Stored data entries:
|---|
+  const int n0 = c, n1 = 16 + c;
+  const bool in0 = n0 < C, in1 = n1 < C;
+  const float* ha = hs + (16 * w + c) * HS + 4 * g;
+  const float* const w2[2] = {W2 + (int64_t)(in0 ? n0 : C - 1) * Hd + 4 * g, W2 + (int64_t)(in1 ? n1 : C - 1) * Hd + 4 * g};
+  f4 lg2[2] = {{0.f, 0.f, 0.f, 0.f}, {0.f, 0.f, 0.f, 0.f}};
+  product_kk<2>(ha, w2, Hd, lg2);
+  const f4 l0 = lg2[0], l1 = lg2[1];
+  const float bias0 = b2[in0 ? n0 : C - 1], bias1 = b2[in1 ? n1 : C - 1];
+#pragma unroll
+  for (int r = 0; r < 4; ++r) {
+    const int row = 16 * w + 4 * g + r;
+    const int64_t gr = row0 + row;
+    const bool live = gr < N;
+    const float v0 = lrelu(l0[r] + bias0, s2), v1 = lrelu(l1[r] + bias1, s2);
+    if (live && in0) logits[gr * C + n0] = v0;
+    if (live && in1) logits[gr * C + n1] = v1;
+    if (labels) {
+      const int t = tcls[r];
+      const bool kept = t >= 0;
+      const float m = row_max(fmaxf(in0 ? v0 : -INFINITY, in1 ? v1 : -INFINITY));
+      const float s = row_sum((in0 ? expf(v0 - m) : 0.f) + (in1 ? expf(v1 - m) : 0.f));
+      const float xt = row_sum((n0 == t ? v0 : 0.f) + (n1 == t ? v1 : 0.f));
+      if (c == 0) {
+        const float wi = wcls[r];
+        rw[row] = wi;
+        rl[row] = kept ? wi * (logf(s) + m - xt) : 0.f;
+      }
+    }
+  }
+  if (!labels) return;
+  __syncthreads();
+  if (w == 0) {
+    float a = rl[lane], b = rw[lane];
+#pragma unroll
+    for (int o = 32; o > 0; o >>= 1) {
+      a += __shfl_xor(a, o);
+      b += __shfl_xor(b, o);
+    }
+    if (lane == 0) {
+      partials[2 * blockIdx.x] = a;
+      partials[2 * blockIdx.x + 1] = b;
+    }
+  }
+}
+
+__global__ __launch_bounds__(64) void head_loss_finish_k(const float* __restrict__ partials, int nblk,
+                                                         float* __restrict__ out2) {
+  __shared__ float sa[64], sb[64];
+  float a = 0.f, b = 0.f;
+  for (int g = threadIdx.x; g < nblk; g += 64) {
+    a += partials[2 * g];
+    b += partials[2 * g + 1];
+  }
+  sa[threadIdx.x] = a;
+  sb[threadIdx.x] = b;
+  __syncthreads();
+  if (threadIdx.x == 0) {
+    a = 0.f;
+    b = 0.f;
+    for (int l = 0; l < 64; ++l) {
+      a += sa[l];
+      b += sb[l];
+    }
+    out2[0] = a / b;
+    out2[1] = b;
+  }
+}
+
+template <bool L64, int NT>
+__global__ __launch_bounds__(256) void head_bwd_k(int64_t N, int K1, const float* __restrict__ W1, float s1, int Hd,
+                                                  const float* __restrict__ W2, float s2, int C,
+                                                  const float* __restrict__ h, const float* __restrict__ logits,
+                                                  const void* labels, const int32_t* __restrict__ lut, int lut_n,
+                                                  const float* __restrict__ weight, const float* __restrict__ out2,
+                                                  const float* __restrict__ gl, const float* __restrict__ g_logits,
+                                                  float* __restrict__ dz2, float* __restrict__ dz1,
+                                                  float* __restrict__ dx, float* __restrict__ pb, int ntiles) {
+  extern __shared__ float d1s[];
+  __shared__ float lg[TM * CMAX];
+  __shared__ float d2s[TM * CP];
+  const int tid = threadIdx.x, lane = tid & 63, w = tid >> 6, c = lane & 15, g = lane >> 4;
+  const int HS = Hd + 4, HT = Hd >> 4, KT = K1 >> 4;
+  const int64_t row0 = (int64_t)blockIdx.x * TM;
+  const int rows = (int)(N - row0 < TM ? N - row0 : TM);
+
+  int t = -1;
+  float kf = 0.f;
+  if (labels) {
+    if ((tid >> 2) < rows) t = class_of<L64>(labels, row0 + (tid >> 2), lut, lut_n);
+    if (t >= C) t = -1;
+    if (t >= 0) kf = gl[0] * (weight ? weight[t] : 1.f) / out2[1];
+  }
+  for (int i = tid; i < rows * C; i += 256) lg[i] = logits[row0 * C + i];
+  __syncthreads();
+
+  if (labels) {
+    const int row = tid >> 2, q = tid & 3;
+    const float* r = lg + row * C;
+    const bool kept = t >= 0;
+    float m = -INFINITY, s = 0.f;
+    if (kept)
+      for (int k = q; k < C; k += 4) m = fmaxf(m, r[k]);
+    m = fmaxf(m, __shfl_xor(m, 1));
+    m = fmaxf(m, __shfl_xor(m, 2));
+    if (kept)
+      for (int k = q; k < C; k += 4) s += expf(r[k] - m);
+    s += __shfl_xor(s, 1);
+    s += __shfl_xor(s, 2);
+    const float inv = 1.f / s;
+    for (int k = q; k < CMAX; k += 4) {
+      float v = 0.f;
+      if (kept && k < C) v = kf * (expf(r[k] - m) * inv - (k == t ? 1.f : 0.f)) * (r[k] > 0.f ? 1.f : s2);
+      d2s[row * CP + k] = v;
+    }
+  } else {
+    for (int i = tid; i < TM * CMAX; i += 256) {
+      const int row = i >> 5, k = i & 31;
+      float v = 0.f;
+      if (row < rows && k < C) v = g_logits[(row0 + row) * C + k] * (lg[row * C + k] > 0.f ? 1.f : s2);
+      d2s[row * CP + k] = v;
+    }
+  }
+  __syncthreads();
+
+  for (int i = tid; i < rows * C; i += 256) {
+    const int row = i / C;
+    dz2[row0 * C + i] = d2s[row * CP + (i - row * C)];
+  }
+  if (tid < C) {
+    float s = 0.f;
+    for (int row = 0; row < TM; ++row) s += d2s[row * CP + tid];
+    pb[(int64_t)tid * ntiles + blockIdx.x] = s;
+  }
+
+  const int KC = (C + 3) & ~3;
+  const float* d2a = d2s + (16 * w + c) * CP;
+  for (int ct0 = 0; ct0 < HT; ct0 += NT) {
+    f4 acc[NT];
+#pragma unroll
+    for (int u = 0; u < NT; ++u) acc[u] = (f4){0.f, 0.f, 0.f, 0.f};
+    const float* wc = W2 + ct0 * 16 + c;
+    for (int k0 = 0; k0 < KC; k0 += 4 * KS) {
+      float av[KS], bv[KS][NT];
+#pragma unroll
+      for (int s = 0; s < KS; ++s) {
+        const int k = k0 + 4 * s + g;
+        av[s] = d2a[k];
+        const float* wr = wc + (int64_t)(k < C ? k : C - 1) * Hd;
+#pragma unroll
+        for (int u = 0; u < NT; ++u) bv[s][u] = wr[u * 16];
+      }
+      __builtin_amdgcn_sched_barrier(0);
+#pragma unroll
+      for (int s = 0; s < KS; ++s)
+#pragma unroll
+        for (int u = 0; u < NT; ++u) acc[u] = __builtin_amdgcn_mfma_f32_16x16x4f32(av[s], bv[s][u], acc[u], 0, 0, 0);
+    }
+#pragma unroll
+    for (int u = 0; u < NT; ++u) {
+      const int col = (ct0 + u) * 16 + c;
+#pragma unroll
+      for (int r = 0; r < 4; ++r) {
+        const int row = 16 * w + 4 * g + r;
+        const float hv = h[(row0 + (row < rows ? row : rows - 1)) * Hd + col];
+        d1s[row * HS + col] = acc[u][r] * (hv > 0.f ? 1.f : s1);
+      }
+    }
+  }
+  __syncthreads();
+  tile_out(d1s, HS, dz1, row0, N, Hd);
+  if (tid < Hd) {
+    float s = 0.f;
+    for (int row = 0; row < TM; ++row) s += d1s[row * HS + tid];
+    pb[(int64_t)(C + tid) * ntiles + blockIdx.x] = s;
+  }
+  if (!dx) return;
+
+  const float* da = d1s + (16 * w + c) * HS + 4 * g;
+  for (int ct0 = 0; ct0 < KT; ct0 += NT) {
+    f4 acc[NT];
+#pragma unroll
+    for (int u = 0; u < NT; ++u) acc[u] = (f4){0.f, 0.f, 0.f, 0.f};
+    product_kn<NT>(da, W1 + (int64_t)(4 * g) * K1 + ct0 * 16 + c, K1, Hd, acc);
+#pragma unroll
+    for (int u = 0; u < NT; ++u) {
+      const int col = (ct0 + u) * 16 + c;
+#pragma unroll
+      for (int r = 0; r < 4; ++r) {
+        const int row = 16 * w + 4 * g + r;
+        if (row < rows) dx[(row0 + row) * K1 + col] = acc[u][r];
+      }
+    }
+  }
+}
+
+__global__ __launch_bounds__(256) void head_bias_finish_k(const float* __restrict__ pb, int ntiles, int C, int Hd,
+                                                          float* __restrict__ db2, float* __restrict__ db1) {
+  const int lane = threadIdx.x & 63, col = blockIdx.x * 4 + (threadIdx.x >> 6);
+  if (col >= C + Hd) return;
+  const float* p = pb + (int64_t)col * ntiles;
+  float s = 0.f;
+  for (int t = lane; t < ntiles; t += 64) s += p[t];
+#pragma unroll
+  for (int o = 32; o > 0; o >>= 1) s += __shfl_xor(s, o);
+  if (lane == 0) (col < C ? db2[col] : db1[col - C]) = s;
+}
+
+int head_sizes(int64_t N, int K1, int Hd, int C) {
+  MVK_REQUIRE(N >= 0 && N < (1LL << 31), "head: N=%lld rows, 0 <= N < 2^31 expected", (long long)N);
+  MVK_REQUIRE(K1 >= 16 && K1 <= MVK_HEAD_MAX_WIDTH && K1 % 16 == 0 && Hd >= 16 && Hd <= MVK_HEAD_MAX_WIDTH && Hd % 16 == 0,
+              "head: K1=%d and Hd=%d must be multiples of 16 in [16, %d]", K1, Hd, MVK_HEAD_MAX_WIDTH);
+  MVK_REQUIRE(C >= 1 && C <= MVK_HEAD_MAX_CLASSES, "head: C=%d classes, 1 <= C <= %d expected", C, MVK_HEAD_MAX_CLASSES);
+  return 0;
+}
+
+bool aligned16(const void* p) { return ((uintptr_t)p & 15) == 0; }
+
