namespace {

enum { EPI_NONE = 0, EPI_RELU = 1, EPI_TANH = 2, EPI_LN = 3, EPI_LN_RES = 4, EPI_UPADD = 5 };

struct LinArgs {
    const void* a1;
    const void* a2;
    long lda1, lda2;
    int k1, k2;
    const void* w;
    const float* bias;
    const void* rgbias;
    int rg_rows;
    const float* gamma;
    const float* beta;
    float eps;
    const void* res;
    long ldres;
    const int32_t* flag;
    int flag_rows;
    void* out;
    long ldo;
    int M, N;
    const void* up_lo;
    int up_h, up_w, up_H, up_W, up_n;
    float up_ry, up_rx;
    int rm_w;
    long rm_line, rm_pix;
    const unsigned long long* rows;
    const int32_t* grp_count;
    int grp_stride, grp_rows;
};

__device__ __forceinline__ void lin_tile(int& row_tile, int& col_tile) {
    const int gx = gridDim.x, gy = gridDim.y;
    row_tile = blockIdx.x;
    col_tile = blockIdx.y;
    if (gy > 1 && (gx & 7) == 0) {
        const int id = blockIdx.y * gx + blockIdx.x, grp = id / (8 * gy), j = id - grp * (8 * gy);
        row_tile = grp * 8 + (j & 7);
        col_tile = j >> 3;
    }
}

template <typename T, int NB, int EPI, bool CONVX = false, bool AROWS = false>
__global__ __launch_bounds__(256, sizeof(T) == 2 ? 2 : 1) void linear_kernel(LinArgs a) {
    using Mm = Mma32<T>;
    using Frag = typename Mm::Frag;
    constexpr int EPC = 16 / sizeof(T);
    constexpr int BK = 128 / sizeof(T);
    constexpr int WROWS = 32 * NB;
    constexpr int ROWS = 128 + WROWS;
    constexpr int NLD = ROWS * 8 / 256;
    extern __shared__ __attribute__((aligned(16))) char smem[];
    char* st = smem;
    char* sw = smem + 128 * 128;
    float* vec = reinterpret_cast<float*>(smem + ROWS * 128);
    const int tid = threadIdx.x, lane = tid & 63, wave = tid >> 6, h = lane >> 5, lr = lane & 31;
    int row_tile, col_tile;
    lin_tile(row_tile, col_tile);
    const int m0 = row_tile * 128, n0 = col_tile * WROWS;
    const int K = a.k1 + a.k2;
    if constexpr (AROWS) {
        if (a.grp_count) {
            bool needed = false;
            const int mend = min(m0 + 128, a.M);
            for (int g = m0 / a.grp_rows, r = m0; r < mend && !needed; r = ++g * a.grp_rows)
                needed = r - g * a.grp_rows < a.grp_count[(size_t)g * a.grp_stride];
            if (!needed) return;
        }
    }

    if (tid < WROWS) {
        vec[tid] = (a.bias && n0 + tid < a.N) ? a.bias[n0 + tid] : 0.f;
        if constexpr (EPI == EPI_LN || EPI == EPI_LN_RES) {
            vec[WROWS + tid] = a.gamma[n0 + tid];
            vec[2 * WROWS + tid] = a.beta[n0 + tid];
        }
    }
    const T* src[NLD];
    int dst[NLD];
    bool isa[NLD];
#pragma unroll
    for (int p = 0; p < NLD; ++p) {
        const int e = p * 256 + tid, row = e >> 3, c = e & 7;
        isa[p] = row < 128;
        if (isa[p]) {
            src[p] = nullptr;
            if constexpr (AROWS) src[p] = reinterpret_cast<const T*>(a.rows[min(m0 + row, a.M - 1)]);
            dst[p] = gf_lds_off(row, c);
        } else {
            const int wr = row - 128;
            src[p] = (const T*)a.w + (size_t)min(n0 + wr, a.N - 1) * K + c * EPC;
            dst[p] = 128 * 128 + gf_lds_off(wr, c);
        }
    }
    v4u regs[NLD];
    const bool ragged = CONVX && (K % BK) != 0;
    auto gload = [&](int k0) {
        const bool first = k0 < a.k1;
        const T* ab = (const T*)(first ? a.a1 : a.a2);
        const long ld = first ? a.lda1 : a.lda2;
        const int kk = first ? k0 : k0 - a.k1;
#pragma unroll
        for (int p = 0; p < NLD; ++p) {
            const int e = p * 256 + tid, row = e >> 3, c = e & 7;
            const T* g;
            if (isa[p]) {
                if constexpr (AROWS) {
                    g = src[p] + k0 + c * EPC;
                } else {
                    const int r = min(m0 + row, a.M - 1);
                    const size_t ro = (CONVX && a.rm_w > 0) ? (size_t)(r / a.rm_w) * a.rm_line + (size_t)(r % a.rm_w) * a.rm_pix : (size_t)r * ld;
                    g = ab + ro + kk + c * EPC;
                }
            } else {
                g = src[p] + k0;
            }
            if constexpr (AROWS) {
                if (isa[p] && src[p] == nullptr) {
                    regs[p] = v4u{0u, 0u, 0u, 0u};
                    continue;
                }
            }
            if (!ragged || k0 + c * EPC < K) regs[p] = *reinterpret_cast<const v4u*>(g);
            else regs[p] = v4u{0u, 0u, 0u, 0u};
        }
    };
    auto lstore = [&]() {
#pragma unroll
        for (int p = 0; p < NLD; ++p) *reinterpret_cast<v4u*>(smem + dst[p]) = regs[p];
    };
    v16f acc[NB];
#pragma unroll
    for (int nb = 0; nb < NB; ++nb)
#pragma unroll
        for (int r = 0; r < 16; ++r) acc[nb][r] = 0.f;

    const int nk = (K + BK - 1) / BK;
    K3_T(0);
    gload(0);
    for (int kt = 0; kt < nk; ++kt) {
        __syncthreads();
        lstore();
        __syncthreads();
        K3_T(1 + kt);
        if (kt + 1 < nk) gload((kt + 1) * BK);
#pragma unroll
        for (int g = 0; g < 4; ++g) {
            const int chunk = 2 * g + h;
            const Frag tf = *reinterpret_cast<const Frag*>(st + gf_lds_off(wave * 32 + lr, chunk));
#pragma unroll
            for (int nb = 0; nb < NB; ++nb) {
                const Frag wf = *reinterpret_cast<const Frag*>(sw + gf_lds_off(nb * 32 + lr, chunk));
                Mm::mma(wf, tf, acc[nb]);
            }
        }
    }
    K3_T(10);
    const int token = m0 + wave * 32 + lr;
    const bool live = token < a.M;
    const int tk = live ? token : a.M - 1;
#pragma unroll
    for (int nb = 0; nb < NB; ++nb)
#pragma unroll
        for (int r = 0; r < 16; ++r) acc[nb][r] += vec[nb * 32 + gf_acc_row(r, h)];
    if (a.rgbias) {
        const T* rb = (const T*)a.rgbias + (size_t)(tk / a.rg_rows) * a.N + n0;
#pragma unroll
        for (int nb = 0; nb < NB; ++nb)
#pragma unroll
            for (int r = 0; r < 16; ++r) acc[nb][r] += gf_to_float(rb[nb * 32 + gf_acc_row(r, h)]);
    }
    if constexpr (EPI == EPI_RELU) {
#pragma unroll
        for (int nb = 0; nb < NB; ++nb)
#pragma unroll
            for (int r = 0; r < 16; ++r) acc[nb][r] = fmaxf(acc[nb][r], 0.f);
    } else if constexpr (EPI == EPI_TANH) {
#pragma unroll
        for (int nb = 0; nb < NB; ++nb)
#pragma unroll
            for (int r = 0; r < 16; ++r) {
                if constexpr (std::is_same<T, float>::value) acc[nb][r] = tanhf(acc[nb][r]);
                else acc[nb][r] = 1.0f - 2.0f * __builtin_amdgcn_rcpf(__expf(2.0f * acc[nb][r]) + 1.0f);
            }
    } else if constexpr (EPI == EPI_LN || EPI == EPI_LN_RES) {
        float s = 0.f;
#pragma unroll
        for (int nb = 0; nb < NB; ++nb)
#pragma unroll
            for (int r = 0; r < 16; ++r) s += acc[nb][r];
        s += __shfl_xor(s, 32, 64);
        const float mean = s / (float)WROWS;
        float q = 0.f;
#pragma unroll
        for (int nb = 0; nb < NB; ++nb)
#pragma unroll
            for (int r = 0; r < 16; ++r) {
                const float d = acc[nb][r] - mean;
                q += d * d;
            }
        q += __shfl_xor(q, 32, 64);
        const float rstd = 1.0f / sqrtf(q / (float)WROWS + a.eps);
#pragma unroll
        for (int nb = 0; nb < NB; ++nb)
#pragma unroll
            for (int r = 0; r < 16; ++r) {
                const int c = nb * 32 + gf_acc_row(r, h);
                acc[nb][r] = (acc[nb][r] - mean) * rstd * vec[WROWS + c] + vec[2 * WROWS + c];
            }
    }
    if constexpr (!std::is_same<T, float>::value) {
        using V4 = gf_vec<T, 4>;
        using V8 = gf_vec<T, 8>;
        constexpr int RS = 272;
        K3_T(11);
        __syncthreads();
        K3_T(12);
        char* ot = smem + wave * 32 * RS;
        const int prow = lane >> 4, pch = lane & 15;
        int upx = 0, upy = 0, upn = 0;
        if constexpr (EPI == EPI_UPADD) {
            const unsigned t0 = (unsigned)__builtin_amdgcn_readfirstlane(m0 + wave * 32);
            const unsigned q = t0 / (unsigned)a.up_W;
            upx = (int)(t0 - q * (unsigned)a.up_W);
            upy = (int)(q % (unsigned)a.up_H);
            upn = (int)(q / (unsigned)a.up_H);
        }
#pragma unroll
        for (int hb = 0; hb < (NB + 3) / 4; ++hb) {
#pragma unroll
            for (int q4 = 0; q4 < 4; ++q4)
#pragma unroll
                for (int r4 = 0; r4 < 4; ++r4) {
                    const int nb = hb * 4 + q4, c = q4 * 32 + 8 * r4 + 4 * h;
                    if (nb < NB)
                        *reinterpret_cast<V4*>(ot + lr * RS + c * 2) =
                            V4{(T)acc[nb][4 * r4], (T)acc[nb][4 * r4 + 1], (T)acc[nb][4 * r4 + 2], (T)acc[nb][4 * r4 + 3]};
                }
            __builtin_amdgcn_fence(__ATOMIC_RELEASE, "wavefront");
            __builtin_amdgcn_wave_barrier();
            __builtin_amdgcn_fence(__ATOMIC_ACQUIRE, "wavefront");
            if constexpr (EPI == EPI_UPADD) {
                const int cg = n0 + hb * 128 + pch * 8;
                const bool cok = cg < a.N;
                const T* lo = (const T*)a.up_lo + (cok ? cg : 0);
#ifdef K3_EXP_NOGATHER
#define K3_TAP(p) (*reinterpret_cast<const V8*>(lp))
#else
#define K3_TAP(p) (*reinterpret_cast<const V8*>(p))
#endif
#ifndef K3_UPADD_BATCH
#define K3_UPADD_BATCH 4
#endif
                constexpr int UB = K3_UPADD_BATCH;
#pragma unroll
                for (int b0 = 0; b0 < 8; b0 += UB) {
                V8 tap[UB][4];
                float wgt[UB][2];
#pragma unroll
                for (int ib = 0; ib < UB; ++ib) {
                    const int it = b0 + ib;
                    const int row = it * 4 + prow;
                    int px = upx + row, py = upy, pn = upn;
                    if (a.up_W >= 32) {
                        const bool wr = px >= a.up_W;
                        px -= wr ? a.up_W : 0;
                        py += wr ? 1 : 0;
                        const bool wy = py >= a.up_H;
                        py = wy ? 0 : py;
                        pn += wy ? 1 : 0;
                    } else {
                        const unsigned t = (unsigned)(m0 + wave * 32 + row), q = t / (unsigned)a.up_W;
                        px = (int)(t - q * (unsigned)a.up_W);
                        py = (int)(q % (unsigned)a.up_H);
                        pn = (int)(q / (unsigned)a.up_H);
                    }
                    pn = pn < a.up_n ? pn : a.up_n - 1;
                    const float fy = a.up_ry * py, fx = a.up_rx * px;
                    const int y0 = (int)fy, x0 = (int)fx;
                    const int y1 = y0 + (y0 < a.up_h - 1), x1 = x0 + (x0 < a.up_w - 1);
                    wgt[ib][0] = fy - y0;
                    wgt[ib][1] = fx - x0;
                    const T* lp = lo + (size_t)pn * a.up_h * a.up_w * a.N;
                    tap[ib][0] = K3_TAP(lp + ((size_t)y0 * a.up_w + x0) * a.N);
                    tap[ib][1] = K3_TAP(lp + ((size_t)y0 * a.up_w + x1) * a.N);
                    tap[ib][2] = K3_TAP(lp + ((size_t)y1 * a.up_w + x0) * a.N);
                    tap[ib][3] = K3_TAP(lp + ((size_t)y1 * a.up_w + x1) * a.N);
                }
#pragma unroll
                for (int ib = 0; ib < UB; ++ib) {
                    const int row = (b0 + ib) * 4 + prow, tg = m0 + wave * 32 + row;
                    V8 v = *reinterpret_cast<const V8*>(ot + row * RS + pch * 16);
                    const float wy1 = wgt[ib][0], wx1 = wgt[ib][1], wy0 = 1.f - wy1, wx0 = 1.f - wx1;
                    if constexpr (std::is_same<T, _Float16>::value) {
                        const float w00 = wy0 * wx0, w01 = wy0 * wx1, w10 = wy1 * wx0, w11 = wy1 * wx1;
                        const v4u uv = __builtin_bit_cast(v4u, v), u0 = __builtin_bit_cast(v4u, tap[ib][0]), u1 = __builtin_bit_cast(v4u, tap[ib][1]),
                                  u2 = __builtin_bit_cast(v4u, tap[ib][2]), u3 = __builtin_bit_cast(v4u, tap[ib][3]);
#pragma unroll
                        for (int i = 0; i < 4; ++i) {
                            float lo_, hi_;
                            asm("v_fma_mix_f32 %0, %1, %2, %3 op_sel:[0,0,0] op_sel_hi:[1,0,1]" : "=v"(lo_) : "v"(u0[i]), "v"(w00), "v"(uv[i]));
                            asm("v_fma_mix_f32 %0, %1, %2, %3 op_sel:[1,0,1] op_sel_hi:[1,0,1]" : "=v"(hi_) : "v"(u0[i]), "v"(w00), "v"(uv[i]));
                            asm("v_fma_mix_f32 %0, %1, %2, %0 op_sel:[0,0,0] op_sel_hi:[1,0,0]" : "+v"(lo_) : "v"(u1[i]), "v"(w01));
                            asm("v_fma_mix_f32 %0, %1, %2, %0 op_sel:[1,0,0] op_sel_hi:[1,0,0]" : "+v"(hi_) : "v"(u1[i]), "v"(w01));
                            asm("v_fma_mix_f32 %0, %1, %2, %0 op_sel:[0,0,0] op_sel_hi:[1,0,0]" : "+v"(lo_) : "v"(u2[i]), "v"(w10));
                            asm("v_fma_mix_f32 %0, %1, %2, %0 op_sel:[1,0,0] op_sel_hi:[1,0,0]" : "+v"(hi_) : "v"(u2[i]), "v"(w10));
                            asm("v_fma_mix_f32 %0, %1, %2, %0 op_sel:[0,0,0] op_sel_hi:[1,0,0]" : "+v"(lo_) : "v"(u3[i]), "v"(w11));
                            asm("v_fma_mix_f32 %0, %1, %2, %0 op_sel:[1,0,0] op_sel_hi:[1,0,0]" : "+v"(hi_) : "v"(u3[i]), "v"(w11));
                            v[2 * i] = (T)lo_;
                            v[2 * i + 1] = (T)hi_;
                        }
                    } else {
#pragma unroll
                        for (int i = 0; i < 8; ++i)
                            v[i] = (T)((float)v[i] + wy0 * (wx0 * (float)tap[ib][0][i] + wx1 * (float)tap[ib][1][i]) +
                                              wy1 * (wx0 * (float)tap[ib][2][i] + wx1 * (float)tap[ib][3][i]));
                    }
                    if (tg < a.M && cok) *reinterpret_cast<V8*>((T*)a.out + (size_t)tg * a.ldo + cg) = v;
                }
                }
            } else {
#pragma unroll
            for (int it = 0; it < 8; ++it) {
                const int row = it * 4 + prow, tg = m0 + wave * 32 + row, cg = n0 + hb * 128 + pch * 8;
                if (tg >= a.M || cg >= a.N) continue;
                V8 v = *reinterpret_cast<const V8*>(ot + row * RS + pch * 16);
                if constexpr (EPI == EPI_LN_RES) {
                    const V8 x = *reinterpret_cast<const V8*>((const T*)a.res + (size_t)tg * a.ldres + cg);
                    const bool keep = a.flag == nullptr || a.flag[tg / a.flag_rows] != 0;
#pragma unroll
                    for (int i = 0; i < 8; ++i) v[i] = keep ? (T)((float)x[i] + (float)v[i]) : x[i];
                }
                *reinterpret_cast<V8*>((T*)a.out + (size_t)tg * a.ldo + cg) = v;
            }
            }
            __builtin_amdgcn_fence(__ATOMIC_RELEASE, "wavefront");
            __builtin_amdgcn_wave_barrier();
            K3_T(13 + hb);
        }
    } else {
        bool keep = true;
        if constexpr (EPI == EPI_LN_RES) keep = a.flag == nullptr || a.flag[tk / a.flag_rows] != 0;
        if (!live) return;
        T* op = (T*)a.out + (size_t)token * a.ldo + n0;
        const T* rp = EPI == EPI_LN_RES ? (const T*)a.res + (size_t)token * a.ldres + n0 : nullptr;
#pragma unroll
        for (int nb = 0; nb < NB; ++nb)
#pragma unroll
            for (int r4 = 0; r4 < 4; ++r4) {
                const int c = nb * 32 + 8 * r4 + 4 * h;
                if (n0 + c >= a.N) continue;
                v4f v{acc[nb][4 * r4], acc[nb][4 * r4 + 1], acc[nb][4 * r4 + 2], acc[nb][4 * r4 + 3]};
                if constexpr (EPI == EPI_LN_RES) {
                    const v4f x = *reinterpret_cast<const v4f*>(rp + c);
                    v = keep ? v4f{x.x + v.x, x.y + v.y, x.z + v.z, x.w + v.w} : x;
                }
                *reinterpret_cast<v4f*>(op + c) = v;
            }
    }
}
|---|
▶ About this task: Could you return exactly the lines above from the line with "#ifndef K3_UPADD_BATCH" to the line with "pn = pn < a.up_n", both included, and nothing else?

▶ Solution to the problem:
#ifndef K3_UPADD_BATCH
#define K3_UPADD_BATCH 4
#endif
                constexpr int UB = K3_UPADD_BATCH;
#pragma unroll
                for (int b0 = 0; b0 < 8; b0 += UB) {
                V8 tap[UB][4];
                float wgt[UB][2];
#pragma unroll
                for (int ib = 0; ib < UB; ++ib) {
                    const int it = b0 + ib;
                    const int row = it * 4 + prow;
                    int px = upx + row, py = upy, pn = upn;
                    if (a.up_W >= 32) {
                        const bool wr = px >= a.up_W;
                        px -= wr ? a.up_W : 0;
                        py += wr ? 1 : 0;
                        const bool wy = py >= a.up_H;
                        py = wy ? 0 : py;
                        pn += wy ? 1 : 0;
                    } else {
                        const unsigned t = (unsigned)(m0 + wave * 32 + row), q = t / (unsigned)a.up_W;
                        px = (int)(t - q * (unsigned)a.up_W);
                        py = (int)(q % (unsigned)a.up_H);
                        pn = (int)(q / (unsigned)a.up_H);
                    }
                    pn = pn < a.up_n ? pn : a.up_n - 1;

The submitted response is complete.